Don't mind my input but why does this post need to become another BS session. Listen Jake I am a river/creek person too ( surprised? ), I grew up in south central PA where that is about all we had. I rode up and down and fished the waters in that area and loved it, yes I have had musky brush against my legs while I was wading for smallies, yes I have felt the pull of the all mighty river carp and yes I know there are areas in a river that do not flood quite as bad as the rest, but even those areas can and will become unfishable.

Your argument does not hold in this case, the venues are selected by the group not one person. Everybody has thier chance to say where they want to have an event but rivers are off limits. These events are advertised in paper well in advance and cannot be cancelled because of the weather. Even with the CAGI (tournament event more then fish in) even we have a nearby backup lake location in case the unexpected happens. It is a simple rule that does not leave a lot or room for interpetation which can cause more harm then it can good. 

I don't know what you have been told but there is no bias between rivers and lakes in the CAG group, most if not all of us spend a lot time on the rivers, myself that includes the Sciota and the Muskingum. Yes there are better places then COSI, but a lot of people enjoy fishing downtown in a urban enviroment. If you ever get the chance to fish Chicago head downtown to the river, incredible view, if I lived there I would be fishing there a lot even though the fish may not be as big.

Believe it or not for some of us the act of fishing is relaxing, if every event was a competition for money and bragging rights you know what, I would not set foot at an event. If I want to catch large fish I will go somewhere by myself or with a couple if friends and fish. Believe it or not normally when you get a bunch of people fishing and chumming together in one area the average size of the fish will drop, something you will figure out soon enough. 

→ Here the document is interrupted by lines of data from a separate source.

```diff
@@ -2648,6 +2754,27 @@
     for (int q = threadIdx.x; q < Q3_FL / 2; q += blockDim.x) reinterpret_cast<unsigned*>(L.mark)[q] = 0u;
     const HullJob J = hull_job(A, slot);
     const int n = hull_points(A, L, J.Ti, J.Ni, J.xi, J.xj, J.vrel, W.Pr, W.Pf);
+    Q3Rt tpts;
+    q3_rt_now(tpts);
+    q3_extremes(W, L, n, wave, lane);
+    Q3S S;
+    double q4[4][4];
+    if (wave == 0) {
+      q3_prof_begin(S.pf);
+      q3_lp_start_points(S.pf, tjob, tpts);
+      S.status = 0;
+      S.nalloc = 1;
+      S.nins = 0;
+      bool go = false;
+      if (L.fail || n < 4) S.status = QHS_INPUT;
+      else go = q3_start(W, S, L, n, lane, q4);
+      if (lane == 0) L.pcnt[0] = go ? 1 : 0;
+    }
+    hl_bar();
+    const bool started = L.pcnt[0] != 0;
+    int np0 = 0;
+    if (started) np0 = q3_pa_place(W, L, n, wave, lane);
+    hl_bar();
     bool lp_go = false;
     if (wave >= 2) {
       const Q3Col CH = q3_colh(W, wave, lane);
@@ -2724,13 +2851,7 @@
       q3_prof_w1_flush(A, P, lane);
       if (lane == 0) W.ctr[0] = ep2;
     } else {
-    Q3S S;
-    q3_prof_begin(S.pf);
-    S.status = 0;
-    S.nalloc = 1;
-    S.nins = 0;
-    if (L.fail || n < 4) S.status = QHS_INPUT;
-    else q3_build(W, S, L, n, lane);
+    if (started) q3_build(W, S, L, n, lane, q4, np0);
     hl_sync();
     if (lane == 0) q3_st_rel(&L.ph, -1);
     bool keep = true;
diff --git a/lqr-obstacles_amd/csrc/lqro_qhull3_prof.hpp b/lqr-obstacles_amd/csrc/lqro_qhull3_prof.hpp
--- a/lqr-obstacles_amd/csrc/lqro_qhull3_prof.hpp
+++ b/lqr-obstacles_amd/csrc/lqro_qhull3_prof.hpp
@@ -27,6 +27,7 @@
   unsigned long long tps[24], nps;
   unsigned long long lp_n, lp_pts, lp_t, lp_all, lp_tloc, lp_wait, lp_adopt, lp_tail, lp_tw;
   unsigned long long lp_own, lp_got, lp_hwait, lp_stop, lp_ev, lp_posts;
+  unsigned long long st_job, st_pts, st_front, st_part, st_pub;
 #endif
 };
 
@@ -210,12 +211,14 @@
 __device__ __forceinline__ void q3_longprof_flush(const HullArgs& A, int k, const Q3Prof& F, const LT& L) {
 #ifdef LQRO_QHULL_LONGPROF
   if (A.prof && k >= 0 && k < 1024) {
-    unsigned long long* r = A.prof + Q3_PROF_LONG + 24 * k;
+    unsigned long long* r = A.prof + Q3_PROF_LONG + 32 * k;
     r[0] = F.lp_n; r[1] = F.lp_pts; r[2] = F.lp_t; r[3] = F.lp_all;
     r[4] = F.lp_tloc; r[5] = F.lp_wait; r[6] = F.lp_adopt - F.lp_wait; r[7] = F.lp_tail;
     r[8] = F.lp_own; r[9] = F.lp_got; r[10] = F.lp_hwait; r[11] = F.lp_stop; r[12] = F.lp_ev; r[13] = F.lp_posts;
     r[14] = L.hprof[0]; r[15] = L.hprof[1] | (L.hprof[2] << 32);
     for (int q = 3; q < 11; q++) r[13 + q] = L.hprof[q];
+    r[24] = F.st_pts - F.st_job; r[25] = F.st_front - F.st_pts; r[26] = F.st_part - F.st_front;
+    r[27] = F.st_pub ? F.st_pub - F.st_part : 0ull;
   }
 #endif
 }
@@ -274,6 +277,24 @@
 __device__ __forceinline__ void q3_lp_horizon_end(LT& L, const Q3ScanProf& C, int lane) {
 #ifdef LQRO_QHULL_LONGPROF
   if (lane == 0) L.hprof[10] += __builtin_amdgcn_s_memrealtime() - C.t1.t;
+#endif
+}
+
+__device__ __forceinline__ void q3_lp_start_points(Q3Prof& F, unsigned long long tjob, const Q3Rt& tpts) {
+#ifdef LQRO_QHULL_LONGPROF
+  F.st_job = tjob;
+  F.st_pts = F.st_front = F.st_part = tpts.t;
+  F.st_pub = 0ull;
+#endif
+}
+__device__ __forceinline__ void q3_lp_start_front(Q3Prof& F) {
+#ifdef LQRO_QHULL_LONGPROF
+  F.st_front = F.st_part = __builtin_amdgcn_s_memrealtime();
+#endif
+}
+__device__ __forceinline__ void q3_lp_start_parted(Q3Prof& F) {
+#ifdef LQRO_QHULL_LONGPROF
+  F.st_part = __builtin_amdgcn_s_memrealtime();
 #endif
 }
 
@@ -339,6 +360,7 @@
 #ifdef LQRO_QHULL_LONGPROF
   F.lp_adopt += I.t0.t - I.ta.t;
   if (lane == 0) L.lp_pubr = I.t0.t;
+  if (!F.st_pub) F.st_pub = I.t0.t;
 #endif
 }
 template <class LT>
```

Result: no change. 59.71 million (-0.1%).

I know Scott is somewhat of a good friend to you and you feel angry about some things that have been said back and forth, what ever you do dont get caught up in the whole conspiracy theory you may hear going on coming from either side. Fact of the matter is Scott had made many enemy's on the national scene way before he did here in Ohio and none of us had anything at all to do with it. Where there is smoke there is fire, and as much as I hate to admit it the smoke seems to follow Scott around a bit. Believe it or not I am a little bit of a rebel myself, but I learned a long time ago to just relax and go with the flow. If it starts to make me that mad I just back a way, I have nothing to prove to nobody else but myself, and you know what that is a darn good way to be.


----------



## Miso_Ohio

Just read your post Scott, sorry your thread got hijacked, but I did not see too many negatives from the CAG people at all to warrant that attack. I have nothing against your club in fact I give out your web address quite a bit on other carp forums. The whole CagOhio being exclusive is total BS and you know it, you asked to remove your membership from CAG nobody took it. Anybody can fish our events, in fact we get beat up because of it so how is that being exclusive. 

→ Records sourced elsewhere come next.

## Extend compressed W13 weight twins to LM decode GEMVs with per-tile exactness fallback

Builds compressed W13 twins for the LM layer weights (qkv, o, gate/up, down) alongside the existing diffusion-head twins, and adds W13 GEMV forms for the LM decode prologue/epilogue combos. The GEMV kernel gains a third variant that checks per-tile exactness and falls back to loading the bf16 weights for tiles that did not round-trip losslessly, so non-exact matrices can still use the compressed path. The aim is to cut weight-memory traffic in small-row LM decode, which is bandwidth-bound. Exactness resolution becomes lazy, done at head-sample time, in exchange for extra device memory for the twins and more kernel variants.

```diff
diff --git a/vibevoice_amd/csrc/engine.hip b/vibevoice_amd/csrc/engine.hip
--- a/vibevoice_amd/csrc/engine.hip
+++ b/vibevoice_amd/csrc/engine.hip
@@ -208,6 +208,18 @@
         ctx->eos_w2 = alloc_packed(ctx, 1, H); add_mat(ctx, "eos.fc2.weight", 1, H, ctx->eos_w2, 0);
         ctx->eos_b2 = add_vec(ctx, "eos.fc2.bias", 1);
     }
+    {
+        const char* e = getenv("VVHIP_W13");
+        const bool on = !(e && e[0] == '0') && c.xsplit == 1;
+        ctx->w13_on = parent ? parent->w13_on : on && vv_w13_shape_ok(c.head_ffn, H) && vv_w13_shape_ok(H, c.head_ffn);
+        ctx->w13_lm = parent ? parent->w13_lm : on && !(e && !strcmp(e, "head"));
+    }
+    auto twin = [&](bool want, bool lm, const void* src, int N, int K, int n_par = 1) -> void* {
+        if (!want || !vv_w13_shape_ok(N, K)) return nullptr;
+        ctx->twins.push_back({walloc(ctx, (size_t)vv_w13_bytes(N, K)), src, N, K, lm});
+        for (int j = 0; j < n_par; ++j) ctx->w[ctx->w.size() - 1 - j].twin = (int)ctx->twins.size() - 1;
+        return ctx->twins.back().planes;
+    };
     ctx->layers.resize(c.lm_layers);
     for (int l = 0; l < c.lm_layers; ++l) {
         auto& L = ctx->layers[l];
@@ -220,13 +232,14 @@
         add_mat(ctx, p + "self_attn.q_proj.weight", Hq * D, H, L.wqkv, 0);
         add_mat(ctx, p + "self_attn.k_proj.weight", Hkv * D, H, L.wqkv, Hq * D / 16);
         add_mat(ctx, p + "self_attn.v_proj.weight", Hkv * D, H, L.wqkv, (Hq + Hkv) * D / 16);
+        L.tqkv = twin(ctx->w13_lm, true, L.wqkv, QKV, H, 3);
         add_vec(ctx, p + "self_attn.q_proj.bias", Hq * D, L.bqkv);
         add_vec(ctx, p + "self_attn.k_proj.bias", Hkv * D, L.bqkv + Hq * D);
         add_vec(ctx, p + "self_attn.v_proj.bias", Hkv * D, L.bqkv + (Hq + Hkv) * D);
-        L.wo = alloc_packed(ctx, H, Hq * D); add_mat(ctx, p + "self_attn.o_proj.weight", H, Hq * D, L.wo, 0);
-        L.wg = alloc_packed(ctx, I, H); add_mat(ctx, p + "mlp.gate_proj.weight", I, H, L.wg, 0);
-        L.wu = alloc_packed(ctx, I, H); add_mat(ctx, p + "mlp.up_proj.weight", I, H, L.wu, 0);
-        L.wd = alloc_packed(ctx, H, I); add_mat(ctx, p + "mlp.down_proj.weight", H, I, L.wd, 0);
+        L.wo = alloc_packed(ctx, H, Hq * D); add_mat(ctx, p + "self_attn.o_proj.weight", H, Hq * D, L.wo, 0); L.to = twin(ctx->w13_lm, true, L.wo, H, Hq * D);
+        L.wg = alloc_packed(ctx, I, H); add_mat(ctx, p + "mlp.gate_proj.weight", I, H, L.wg, 0); L.tg = twin(ctx->w13_lm, true, L.wg, I, H);
+        L.wu = alloc_packed(ctx, I, H); add_mat(ctx, p + "mlp.up_proj.weight", I, H, L.wu, 0); L.tu = twin(ctx->w13_lm, true, L.wu, I, H);
+        L.wd = alloc_packed(ctx, H, I); add_mat(ctx, p + "mlp.down_proj.weight", H, I, L.wd, 0); L.td = twin(ctx->w13_lm, true, L.wd, H, I);
     }
     const int n_caches = 2 * c.n_slots;
     ctx->head_stride = (int64_t)c.max_ctx * D;
@@ -286,12 +299,8 @@
     ctx->h_t2 = alloc_packed(ctx, H, H); add_mat(ctx, "head.t_embedder.mlp.2.weight", H, H, ctx->h_t2, 0);
     ctx->h_ada = alloc_packed(ctx, MODW, H);
     ctx->hl.resize(HL);
-    {
-        const char* e = getenv("VVHIP_W13");
-        ctx->w13_on = parent ? parent->w13_on : !(e && e[0] == '0') && c.xsplit == 1 && vv_w13_shape_ok(HF, H) && vv_w13_shape_ok(H, HF);
-    }
-    auto twin = [&](int N, int K) {
-        if (ctx->w13_on) ctx->w.back().w13 = walloc(ctx, (size_t)vv_w13_bytes(N, K));
+    auto htwin = [&](const void* src, int N, int K) {
+        twin(ctx->w13_on, false, src, N, K);
         return (int)ctx->w.size() - 1;
     };
     for (int l = 0; l < HL; ++l) {
@@ -299,9 +308,9 @@
         std::string p(nm);
         ctx->hl[l].norm = add_vec(ctx, p + "norm.weight", H);
         add_mat(ctx, p + "adaLN_modulation.1.weight", 3 * H, H, ctx->h_ada, l * 3 * H / 16);
-        ctx->hl[l].wg = alloc_packed(ctx, HF, H); add_mat(ctx, p + "ffn.gate_proj.weight", HF, H, ctx->hl[l].wg, 0); ctx->hl[l].ig = twin(HF, H);
-        ctx->hl[l].wu = alloc_packed(ctx, HF, H); add_mat(ctx, p + "ffn.up_proj.weight", HF, H, ctx->hl[l].wu, 0); ctx->hl[l].iu = twin(HF, H);
-        ctx->hl[l].wd = alloc_packed(ctx, H, HF); add_mat(ctx, p + "ffn.down_proj.weight", H, HF, ctx->hl[l].wd, 0); ctx->hl[l].id = twin(H, HF);
+        ctx->hl[l].wg = alloc_packed(ctx, HF, H); add_mat(ctx, p + "ffn.gate_proj.weight", HF, H, ctx->hl[l].wg, 0); ctx->hl[l].ig = htwin(ctx->hl[l].wg, HF, H);
+        ctx->hl[l].wu = alloc_packed(ctx, HF, H); add_mat(ctx, p + "ffn.up_proj.weight", HF, H, ctx->hl[l].wu, 0); ctx->hl[l].iu = htwin(ctx->hl[l].wu, HF, H);
+        ctx->hl[l].wd = alloc_packed(ctx, H, HF); add_mat(ctx, p + "ffn.down_proj.weight", H, HF, ctx->hl[l].wd, 0); ctx->hl[l].id = htwin(ctx->hl[l].wd, H, HF);
     }
     add_mat(ctx, "head.final_layer.adaLN_modulation.1.weight", 2 * H, H, ctx->h_ada, HL * 3 * H / 16);
     ctx->h_out = alloc_packed(ctx, L, H); add_mat(ctx, "head.final_layer.linear.weight", L, H, ctx->h_out, 0);
@@ -348,7 +357,6 @@
         for (size_t i = 0; i < ctx->w.size(); ++i) {
             if (ctx->w[i].name != parent->w[i].name || ctx->w[i].nelem != parent->w[i].nelem) { *out = ctx; return fail(ctx, "vv_create_shared: parameter table differs at '%s'", ctx->w[i].name.c_str()); }
             ctx->w[i].loaded = parent->w[i].loaded;
-            ctx->w[i].w13_ok = parent->w[i].w13_ok;
             if (ctx->w[i].name == "lm_head.weight") ctx->w[i].dev = parent->w[i].dev;
         }
         ctx->lm_head = parent->lm_head; ctx->lm_head_loaded = parent->lm_head_loaded;
@@ -484,16 +492,20 @@
 }
 
 int w13_repack(vv_ctx* ctx, int widx, hipStream_t st) {
-    Weight& w = ctx->w[widx];
-    if (!w.w13) return 0;
-    VVCHK(vv_w13_pack_launch(w.dev, w.w13, w.N, w.K, st));
-    HIPCHK(ctx, hipStreamSynchronize(st));
-    unsigned ok = 0;
-    HIPCHK(ctx, hipMemcpy(&ok, (const char*)w.w13 + vv_w13_plane_bytes(w.N, w.K) + (size_t)2 * (w.N / 16) * 4, 4, hipMemcpyDeviceToHost));
-    const bool now = ok == 1;
-    if (now == w.w13_ok) return 0;
-    w.w13_ok = now;
-    return drop_graphs(ctx, {"samp:", "sde:", "rows:", "gen:"});
+    const Weight& w = ctx->w[widx];
+    if (w.twin < 0) return 0;
+    W13Twin& t = ctx->twins[w.twin];
+    const int tile0 = (int)(((const char*)w.dev - (const char*)t.src) / ((int64_t)(t.K / 32) * 1024));
+    VVCHK(vv_w13_pack_rows_launch(t.src, t.planes, t.N, t.K, tile0, w.N / 16, st));
+    t.exact = -1;
+    return 0;
+}
+
+static bool w13_ok_words(const W13Twin& t, std::vector<unsigned>& ok, bool folded) {
+    const int n_tiles = t.N / 16;
+    ok.resize(folded ? 1 : n_tiles);
+    return hipMemcpy(ok.data(), (const char*)t.planes + vv_w13_plane_bytes(t.N, t.K) + (size_t)(folded ? 2 * n_tiles : n_tiles) * 4, ok.size() * 4,
+                     hipMemcpyDeviceToHost) == hipSuccess;
 }
 
 extern "C" int vv_set_speech_factors(vv_ctx* ctx, float scaling, float bias) {
@@ -568,14 +580,34 @@
         case 6: return ctx->seam_launches;
         case 8: return ctx->solver_fused;
         case 7: return ctx->lora_base_bytes;
-        case 9: {
+        case 9: case 11: {
+            VV_SHARED;
+            if (hipDeviceSynchronize() != hipSuccess) return -1;
+            std::vector<unsigned> tail;
+            if (what == 11) {
+                int64_t n = 0;
+                for (const W13Twin& t : ctx->twins) {
+                    if (!w13_ok_words(t, tail, false)) return -1;
+                    for (unsigned v : tail) n += v == 0;
+                }
+                return n;
+            }
+            auto exact = [&](int widx) {
+                const int ti = ctx->w[widx].twin;
+                return ti >= 0 && w13_ok_words(ctx->twins[ti], tail, true) && tail[0] == 1;
+            };
             int64_t n = 0;
             for (const auto& l : ctx->hl) {
-                if (ctx->w[l.ig].w13_ok && ctx->w[l.iu].w13_ok) n += 2;
-                if (ctx->w[l.id].w13_ok) n += 1;
+                if (exact(l.ig) && exact(l.iu)) n += 2;
+                if (exact(l.id)) n += 1;
             }
             return n;
         }
+        case 10: {
+            int64_t n = 0;
+            for (const W13Twin& t : ctx->twins) n += t.lm;
+            return n;
+        }
         default: return (int64_t)ctx->graphs.size();
     }
 }
diff --git a/vibevoice_amd/csrc/engine_ctx.h b/vibevoice_amd/csrc/engine_ctx.h
--- a/vibevoice_amd/csrc/engine_ctx.h
+++ b/vibevoice_amd/csrc/engine_ctx.h
@@ -30,9 +30,10 @@
     int rep = 1;
     bool loaded = false;
     bool optional = false;
-    void* w13 = nullptr;
-    bool w13_ok = false;
-};
+    int twin = -1;
+};
+
+struct W13Twin { void* planes; const void* src; int N, K; bool lm; int exact = -1, used = -1; };
 
 struct Block {
     int C;
@@ -91,7 +92,7 @@
     std::vector<Weight> w;
     std::map<std::string, int> widx;
     int H, D, Hq, Hkv, I, QKV;
-    struct Layer { float *ln1, *ln2, *bqkv; void *wqkv, *wo, *wg, *wu, *wd; };
+    struct Layer { float *ln1, *ln2, *bqkv; void *wqkv, *wo, *wg, *wu, *wd; void *tqkv, *to, *tg, *tu, *td; };
     std::vector<Layer> layers;
     float *lm_norm = nullptr, *inv_freq = nullptr;
     int ws_rows = 0;
@@ -117,7 +118,8 @@
     float *pm = nullptr, *pl = nullptr, *po = nullptr;
     int HF = 0, MODW = 0;
     struct HLayer { float* norm; void *wg, *wu, *wd; int ig, iu, id; };
-    bool w13_on = false;
+    bool w13_on = false, w13_lm = false;
+    std::vector<W13Twin> twins;
     std::vector<HLayer> hl;
     void *h_in = nullptr, *h_cond = nullptr, *h_t0 = nullptr, *h_t2 = nullptr, *h_ada = nullptr, *h_out = nullptr;
     int n_steps = 0;
diff --git a/vibevoice_amd/csrc/engine_head.hip b/vibevoice_amd/csrc/engine_head.hip
--- a/vibevoice_amd/csrc/engine_head.hip
+++ b/vibevoice_amd/csrc/engine_head.hip
@@ -1,5 +1,6 @@
 #include "engine_ctx.h"
 #include "pass_plan.h"
+#include "vv_w13.h"
 
 static int set_schedule(vv_ctx* ctx, int n_steps, const float* t, const float* coef, int width, void* stream, bool stochastic = false) {
     VV_SHARED;
@@ -126,14 +127,17 @@
         float* cur = ctx->xh_parts + (size_t)(l & 1) * 2 * xps;
         float* nxt = ctx->xh_parts + (size_t)((l + 1) & 1) * 2 * xps;
         g1.xa = cur; g1.n_xa = xp; g1.part_stride = xps;
-        const Weight &mg = ctx->w[ctx->hl[l].ig], &mu = ctx->w[ctx->hl[l].iu], &md = ctx->w[ctx->hl[l].id];
-        if (p.w13 && mg.w13_ok && mu.w13_ok && vv_gemv_w13_form(&g1, c.xsplit) >= 0) { g1.w13 = mg.w13; g1.w13_2 = mu.w13; }
+        const int tg = ctx->w[ctx->hl[l].ig].twin, tu = ctx->w[ctx->hl[l].iu].twin, td = ctx->w[ctx->hl[l].id].twin;
+        if (p.w13 && tg >= 0 && tu >= 0 && vv_gemv_w13_form(&g1, c.xsplit) >= 0) {
+            g1.w13 = ctx->twins[tg].planes; g1.w13_2 = ctx->twins[tu].planes;
+            g1.w13_exact = ctx->twins[tg].exact == 1 && ctx->twins[tu].exact == 1;
+        }
         GEMM(g1);
         VVGemm g2 = mk_gemm(ctx->hl[l].wd, ctx->hact, xh, rows, H, HF, HF, H);
         g2.epi = VV_EPI_GATED_RESID; g2.gate = base + 2 * H; g2.ld_gate = MODW; g2.nt = 1;
         g2.ya = cur; g2.n_ya = xp; g2.part_stride = xps;
         xp = ksplit_parts(ctx, g2, nxt, xps);
-        if (p.w13 && md.w13_ok && vv_gemv_w13_form(&g2, c.xsplit) >= 0) g2.w13 = md.w13;
+        if (p.w13 && td >= 0 && vv_gemv_w13_form(&g2, c.xsplit) >= 0) { g2.w13 = ctx->twins[td].planes; g2.w13_exact = ctx->twins[td].exact == 1; }
         if (ctx->probe_on) { char nm[64]; snprintf(nm, 64, "layer %d hact (parts in %d)", l, g1.n_xa); nan_probe(ctx, st, nm, ctx->hact, (size_t)rows * HF); }
         GEMM(g2);
         if (ctx->probe_on) {
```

Again I am sorry your thread got hijacked a little (very little), now maybe you will understand how other people feel when you do that to them.


----------



## tpet96

Hey Miso......we need to Hijack a few seats at Barley's real soon. Up for a trip?


----------



## crappielooker

hey jake..why don't you just come to our meeting and help us figured out the dates then..or heck, just come to any of the events and say what ya gotta say..because i know i can trust your judgement about the areas there.. we don't have many active members in that neck of the woods anyways.. so your input for that vacinity is greatly appreciated.. 
hell..i talked to u about that before anyways.. 
oh yea..PM send..


----------



## mrfishohio

mrfishohio said:


> I was considering fishing for a few carps. Just wanted to see how big they are and if it's worth the trip. I'm hoping to attend an event in SW Ohio even if the fish aren't huge. Thought maybe there was something to it after reading over 6 pages of posts  I could see if it's a "secret spot" but the location was posted & pictures of the location were posted. I do have a question about the point system in the OCC rules. Are you allowed to count all the fish you want, or is there a limit on fish entered? In the catfish tournaments I've entered there's always been a limit of 4 fish each or 8 per team. Do carp tournaments permit unlimited numbers ?
> Too bad about the weather, the stripes were about to turn on down here too.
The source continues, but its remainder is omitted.